Les électeurs rencontrés par l’AFP avaient beau être désabusés, ils ont l’espoir que leur nouveau président aura à coeur de venir à bout des trois plaies de leur pays : la corruption, la violence criminelle et la misère. « Nous voulons un président pour de vrai… Qu’il tienne ses promesses », a déclaré à l’AFP Marta Lidia Subuyuj, une paysanne de 43 ans.
Les deux finalistes de la compétition présidentielle étaient des vieux routiers de la politique du Guatemala : Sandra Torres en était à sa troisième tentative et Alejandro Giammattei briguait pour la quatrième fois un mandat présidentiel. L’ancienne juge anti-corruption Thelma Aldana, qui aurait pu répondre aux aspirations au changement, a été écartée de la compétition. Accusée d’avoir recruté un stagiaire pour un emploi fictif, sous le coup d’un mandat d’arrêt international, elle a pris le chemin de l’exil.
Les Guatémaltèques ont été échaudés par le président sortant Jimmy Morales : ils pensaient renouveler la classe politique en élisant en 2015 cet humoriste de la télévision sans aucune expérience du pouvoir… Las, le bateleur finit son unique mandat de quatre ans sous le coup d’une enquête pour financement illégal de campagne électorale.
Pacte migratoire imposé par Trump
La corruption qui gangrène le Guatemala et le pacte migratoire humiliant imposé par Donald Trump ont dominé la campagne électorale en vue du second tour. Les deux candidats ont assuré qu’ils lutteront contre la corruption. Cette volonté affirmée se heurte cependant au scepticisme de leurs opposants et des analystes, d’autant que Mme Torres et M. Giammattei ont annoncé vouloir se passer de l’aide de la CICIG, la mission anticorruption de l’ONU, déclarée indésirable pour avoir mis en accusation le président sortant.

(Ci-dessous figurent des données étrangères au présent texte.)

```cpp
int launch_transpose_2bit(const uint8_t *d_in, long rows, long cols, uint8_t *d_out, hipStream_t s) {
  if (rows <= 0 || cols <= 0) return 0;
  const long bin = (cols + 3) / 4, bout = (rows + 3) / 4;
  const bool aligned = (bin % 4 == 0) && (bout % 4 == 0) && (reinterpret_cast<uintptr_t>(d_in) % 4 == 0) && (reinterpret_cast<uintptr_t>(d_out) % 4 == 0);
  constexpr bool no_tiled = false;
  if (aligned && !no_tiled) {
    const long nbx = (cols + kTrCols - 1) / kTrCols, nby = (rows + kTrRows - 1) / kTrRows;
    for (long b0 = 0; b0 < nbx * nby; b0 += kMaxBlocksPerLaunch)
      hipLaunchKernelGGL(k_transpose_2bit_tiled, dim3((unsigned)std::min(kMaxBlocksPerLaunch, nbx * nby - b0)), dim3(256), 0, s, d_in, rows, cols, d_out, nbx, b0);
    MXA_HIP(hipGetLastError());
    return 0;
  }
  const long nbx = (cols + 63) / 64, nby = (rows + 63) / 64;
  for (long b0 = 0; b0 < nbx * nby; b0 += kMaxBlocksPerLaunch) {
    const unsigned nb = (unsigned)std::min(kMaxBlocksPerLaunch, nbx * nby - b0);
    if (aligned) hipLaunchKernelGGL(k_transpose_2bit<true>, dim3(nb), dim3(256), 0, s, d_in, rows, cols, d_out, nbx, b0);
    else hipLaunchKernelGGL(k_transpose_2bit<false>, dim3(nb), dim3(256), 0, s, d_in, rows, cols, d_out, nbx, b0);
  }
  MXA_HIP(hipGetLastError());
  return 0;
}

__device__ __forceinline__ unsigned count16(uint32_t w) {
  const uint32_t z = recode16(w);
  const uint32_t s2 = (z & 0x33333333u) + ((z >> 2) & 0x33333333u);
  const uint32_t s4 = (s2 & 0x0F0F0F0Fu) + ((s2 >> 4) & 0x0F0F0F0Fu);
  return (s4 * 0x01010101u) >> 24;
}

__global__ void __launch_bounds__(256) k_allele_freq(const uint8_t *__restrict__ plink, long snps, long indiv, double *__restrict__ f) {
  const long s = (long)blockIdx.x * 4 + (threadIdx.x >> 6);
  const int lane = threadIdx.x & 63;
  if (s >= snps) return;
  const long bps = (indiv + 3) / 4;
  const uint8_t *row = plink + (size_t)s * bps;
  unsigned long long cnt = 0;
  const long full = indiv / 4;
  long head = (long)((16 - (reinterpret_cast<uintptr_t>(row) & 15)) & 15);
  if (head > full) head = full;
  const long nvec = (full - head) / 16;
  for (long v = lane; v < nvec; v += 64) {
    const uint4 w = *reinterpret_cast<const uint4 *>(row + head + v * 16);
    cnt += count16(w.x) + count16(w.y) + count16(w.z) + count16(w.w);
  }
  for (long b = lane; b < head; b += 64) cnt += count16(row[b]);
  for (long b = head + nvec * 16 + lane; b < bps; b += 64) {
    uint32_t w = row[b];
    long valid = indiv - 4 * b;
    if (valid < 4) w &= (1u << (2 * valid)) - 1u;
    cnt += count16(w);
  }
  for (int o = 32; o > 0; o >>= 1) cnt += __shfl_xor(cnt, o);
  if (lane == 0) f[s] = (double)cnt / (2.0 * (double)indiv);
}

int launch_allele_freq(const uint8_t *d_plink, long snps, long indiv, double *d_f, hipStream_t s) {
  if (snps <= 0) return 0;
  hipLaunchKernelGGL(k_allele_freq, dim3((unsigned)((snps + 3) / 4)), dim3(256), 0, s, d_plink, snps, indiv, d_f);
  MXA_HIP(hipGetLastError());
  return 0;
}

}
```

Before: 74490 GFLOP/s.

## Stage B packing through LDS tile for coalesced reads and vectorized writes

Rewrites k_pack_B so that each block handles one slab of rows for one column chunk. A wave reads contiguous rows of each B column, so loads are coalesced, and the block scatters the values into a padded shared-memory fragment. It then writes the packed layout out with 2-wide vector stores. The old grid-stride loop did gather-style strided reads per element. The new kernel assumes c<=8, adds validation for that, and uses one block per slab-chunk.

```diff
diff --git a/miraculix_amd/csrc/mxa_kernels.hip b/miraculix_amd/csrc/mxa_kernels.hip
--- a/miraculix_amd/csrc/mxa_kernels.hip
+++ b/miraculix_amd/csrc/mxa_kernels.hip
@@ -60,25 +60,64 @@
 
 __host__ __device__ __forceinline__ long gemm_k_index(long S, int kk) { return (S >> 3) * 128 + 16 * (kk & 7) + 8 * (kk >> 3) + (S & 7); }
 
+constexpr int kPackFragPitch = 65;
 __global__ void __launch_bounds__(256) k_pack_B(const double *__restrict__ B, long ldb, long k, int n,
                                                 double *__restrict__ Bp, long total, int C, long S_total, const int *__restrict__ E, int up, long S0, long S_cnt,
                                                 const int *__restrict__ run_if_set, int rowscale) {
+  (void)total;
   if (run_if_set && *run_if_set == 0) return;
-  for (long idx = (long)blockIdx.x * blockDim.x + threadIdx.x; idx < total; idx += (long)gridDim.x * blockDim.x) {
-    const int l = (int)(idx & 63);
-    const long sh = idx >> 6;
-    const int h = (int)(sh % C);
-    const long cs = sh / C;
-    const long S = S0 + cs % S_cnt;
-    const int chunk = (int)(cs / S_cnt);
-    const long row = gemm_k_index(S, l >> 2);
-    const int col = chunk * 4 * C + 4 * h + (l & 3);
-    double v = 0.0;
-    if (row < k && col < n) {
-      v = B[row + (long)col * ldb];
-      if (E) v = ldexp(v, up - E[col] - (rowscale ? 2 * (int)(row & 15) : 0));
-    }
-    Bp[(((size_t)chunk * S_total + S) * C + h) * 64 + l] = v;
+  __shared__ double frag[kSlabSteps * 8 * kPackFragPitch];
+  const long sl0 = S0 / kSlabSteps, nsl = (S0 + S_cnt + kSlabSteps - 1) / kSlabSteps - sl0;
+  const int chunk = (int)(blockIdx.x / nsl);
+  const long sl = sl0 + (long)blockIdx.x % nsl;
+  const int lane = threadIdx.x & 63, wave = threadIdx.x >> 6;
+  double v[2 * 8];
+  long cc[8];
+#pragma unroll
+  for (int i = 0; i < 8; i++) {
+    const int cl = wave + 4 * i < 4 * C ? wave + 4 * i : 4 * C - 1;
+    const int col = chunk * 4 * C + cl;
+    cc[i] = col < n ? col : n - 1;
+#pragma unroll
+    for (int hf = 0; hf < 2; hf++) {
+      const long row = sl * kSlabK + lane + 64 * hf;
+      v[2 * i + hf] = B[(row < k ? row : k - 1) + cc[i] * ldb];
+    }
+  }
+  int ev[8];
+  if (E) {
+#pragma unroll
+    for (int i = 0; i < 8; i++) ev[i] = up - E[cc[i]];
+  } else {
+#pragma unroll
+    for (int i = 0; i < 8; i++) ev[i] = 0;
+  }
+#pragma unroll
+  for (int i = 0; i < 8; i++) {
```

A la préoccupation lancinante du combat contre la corruption, est récemment venue s’ajouter l’humiliation d’un pacte migratoire arraché par Donald Trump. Malgré le tollé soulevé au Guatemala par cet accord aux termes flous et conclu dans l’opacité, les deux candidats se sont montrés d’une grande prudence dans leurs commentaires et quant à leurs intentions. Selon la Maison-Blanche, cet Etat est dorénavant considéré comme un « pays tiers sûr » auprès duquel les demandeurs d’asile devront effectuer leurs premières démarches.
Pour nombre de responsables d’ONG, le Guatemala ne peut recevoir les migrants en route pour les Etats-Unis alors qu’il n’arrive même pas à subvenir aux besoins de sa propre population. En effet, 60% des 17,7 millions d’habitants vivent sous le seuil de pauvreté. Ce pays du « triangle nord » de l’Amérique centrale fournit lui-même, avec le Honduras et le Salvador voisins, un des plus gros contingents de candidats au « rêve américain » et qui se jettent sur les routes pour fuir la misère et la violence des gangs.